### TASK
Identify every line in the records below that contains the word "continue", and copy each of those lines.

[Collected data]

##############################

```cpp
thread_local std::string g_err;
// ... 729 lines not shown
            const bool defer = gflat && p.wz_job_of_op[i] >= 0 && !on_main;
            const bool own = p.wz_off[i] != SIZE_MAX && (defer || (op.kind == OP_CONV && p.conv[i].wgrad == Wgrad::mfma));
            {
            ProfScope pw(i, UNET_PROF_WGRAD, sb);
            conv_wgrad(p.conv[i].wgrad, op.kind == OP_CONVT, p.dtype, cg, sd, op.nsrc, gptr(t), gparams[op.weight], gparams[op.bias],
                       ws + (own ? p.wz_off[i] : p.wgrad_off), on_main ? s : sb, defer, on_main ? 0 : p.side_polite[i], nullptr);
            }
            if (defer) { wz_ran[p.wz_job_of_op[i]] = 1; ++wz_pending; }
            if (wz_pending >= 3) flush_wz(sb);
        };
        const int64_t hold_from = (int64_t)64 * 64 * 64, hold_below = (int64_t)32 * 32 * 32;
        std::vector<int> held;
        bool deep_seen = false;
        constexpr int fork_every = 3;
        std::vector<int> pending;
        auto issue_pending = [&]() {
            if (pending.empty()) return;
            fork();
            for (int h : pending) do_wgrad(h);
            pending.clear();
        };
        for (int i = (int)g.ops.size() - 1; i >= op_lo; --i) {
            const Op& op = g.ops[i];
            const bool dry = i >= op_hi;
            if (op.kind == OP_NORM) continue;
            if (op.kind == OP_EXPORT) {
                if (grad_outs && grad_outs[op.out_level] && g.tensors[op.src[0]].needs_grad) {
                    if (!dry) launch_export_bwd(p.dtype, grad_outs[op.out_level], dst_of(op.src[0]), g.tensors[op.src[0]].voxels(), s);
                    mark(op);
                }
                continue;
            }
            int t = op.dst;
            if ((op.kind == OP_CONV) && op.out_level >= 0) {
                if (!(grad_outs && grad_outs[op.out_level])) continue;
                if (p.conv[i].fwd == Fwd::head) {
                    DstGrad dgh = dst_of(op.src[0]);
                    ProfScope ph(dry ? -2 : i, UNET_PROF_OTHER, s);
                    if (!dry) {
                        const bool defer = sb != s && p.head_op_off[i] != SIZE_MAX;
                        char* hs = ws + (defer ? p.head_op_off[i] : p.head_off);
                        launch_head_bwd(p.dtype, geom(op), src(op.src[0]), grad_outs[op.out_level], nullptr, params[op.weight], dgh,
                                        gparams[op.weight], gparams[op.bias], hs, s, defer);
                        if (defer) { fork(); launch_head_bwd_reduce(geom(op), gparams[op.weight], gparams[op.bias], hs, sb); }
                    }
                    if (dgh.ptr) mark(op);
                    continue;
                }
                if (!dry) launch_import_grad(p.dtype, grad_outs[op.out_level], gptr(t), g.tensors[t].C, g.tensors[t].voxels(), 0, s);
                init[t] = 1;
            }
            if (!g.tensors[t].needs_grad || !init[t]) continue;
            bool first_fused = false;
            if (!dry && p.conv[i].wgrad == Wgrad::first_mfma && g.tensors[t].norm >= 0 && !g.tensors[op.src[0]].needs_grad && sb != s &&
                p.wz_off[i] != SIZE_MAX && g.tensors[t].C % 8 == 0)
                first_fused = !env().no_first_wgrad_fuse;
            {
                const bool has_norm = g.tensors[t].norm >= 0;
                const bool done = has_norm && norm_done[t];
                int rows = 0;
                if (done) norm_done[t] = 0;
                else if (has_norm) { if (bn_tensor == t) rows = bn_rows; bn_tensor = -1; }
                if (!dry) { ProfScope ps(i, UNET_PROF_NORM_BWD, s); if (!done) view_backward(t, params, gparams, first_fused, rows); }
            }
            switch (op.kind) {
                case OP_CONV:
                case OP_CONVT: {
                    SrcDesc sd[2] = {src(op.src[0]), op.nsrc > 1 ? src(op.src[1]) : SrcDesc()};
                    DstGrad dg[2] = {dst_of(op.src[0]), op.nsrc > 1 ? dst_of(op.src[1]) : DstGrad()};
                    ConvGeom cg = geom(op);
                    const float* wd = (const float*)(ws + p.w_dgrad[i]);
                    bool any = dg[0].ptr || (op.nsrc > 1 && dg[1].ptr);
                    if (!dry && !any && sb != s && p.conv[i].wgrad == Wgrad::first_mfma && p.wz_off[i] != SIZE_MAX) {
                        ProfScope pw(i, UNET_PROF_WGRAD, s);
                        const Tensor& To = g.tensors[t];
                        NormBwdFuse nf = {tptr(t), first_fused ? stat(To.norm) : nullptr, first_fused ? coef(To.norm) : nullptr, To.act};
                        conv_wgrad(p.conv[i].wgrad, false, p.dtype, cg, sd, op.nsrc, gptr(t), gparams[op.weight], gparams[op.bias], ws + p.wz_off[i],
                                   s, false, 0, first_fused ? &nf : nullptr);
                    } else
                    if (!dry) {
                        const int64_t vox = (int64_t)cg.Do * cg.Ho * cg.Wo;
                        if (!deep_seen && vox <= hold_below && !held.empty()) {
                            deep_seen = true;
                            pending.insert(pending.begin(), held.begin(), held.end());
                            held.clear();
                            pending.push_back(i);
                            issue_pending();
                        } else if (!deep_seen && sb != s && vox >= hold_from) held.push_back(i);
                        else {
                            pending.push_back(i);
                            if ((int)pending.size() >= fork_every || sb == s || vox >= hold_below) issue_pending();
                        }
                    }
                    ProfScope pd(i, UNET_PROF_DGRAD, s);
                    if (any) {
                        const int ts = op.src[0];
                        const Tensor& Ts = g.tensors[ts];
                        const bool can = op.nsrc == 1 && Ts.norm >= 0 && p.first_consumer[ts] == i && p.dtype == UNET_DTYPE_BF16;
                        DeepNormBwd nb;
                        if (can) {
                            const Norm& n = g.norms[Ts.norm];
                            nb = {tptr(ts), stat(Ts.norm), params[n.gamma], coef(Ts.norm), gparams[n.gamma], gparams[n.beta], Ts.act};
                        }
                        const DgradOutcome o = conv_dgrad(p.conv[i].dgrad, op.kind == OP_CONVT, p.dtype, cg, gptr(t), at(p.wm_dgrad[i]), wd, dg, op.nsrc,
                                                          can ? &nb : nullptr, partial(), deep(), s, !dry);
                        if (o.norm_done) norm_done[ts] = 1;
                        if (o.rows > 0) { bn_tensor = ts; bn_rows = o.rows; }
                        mark(op);
                    }
                    break;
                }
                case OP_MATERIALIZE: {
                    DstGrad dg[2] = {dst_of(op.src[0]), op.nsrc > 1 ? dst_of(op.src[1]) : DstGrad()};
                    if (dg[0].ptr || (op.nsrc > 1 && dg[1].ptr)) {
                        if (!dry) launch_materialize_bwd(p.dtype, gptr(t), dg, op.nsrc, g.tensors[t].voxels(), s);
                        mark(op);
                    }
                    break;
                }
                case OP_MAXPOOL: {
                    const Tensor& a = g.tensors[op.src[0]];
                    DstGrad d = dst_of(op.src[0]);
                    if (d.ptr) { if (!dry) launch_maxpool_bwd(p.dtype, src(op.src[0]), gptr(t), d, a.D, a.H, a.W, s); mark(op); }
                    break;
                }
                case OP_UPSAMPLE: {
                    const Tensor& a = g.tensors[op.src[0]];
                    DstGrad d = dst_of(op.src[0]);
                    if (d.ptr) { if (!dry) launch_upsample_bwd(p.dtype, gptr(t), d, a.D, a.H, a.W, s); mark(op); }
// ... 1905 lines not shown
```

##############################

### REPLY TO THE EXERCISE
            if (op.kind == OP_NORM) continue;
                continue;
                if (!(grad_outs && grad_outs[op.out_level])) continue;
                    continue;
            if (!g.tensors[t].needs_grad || !init[t]) continue;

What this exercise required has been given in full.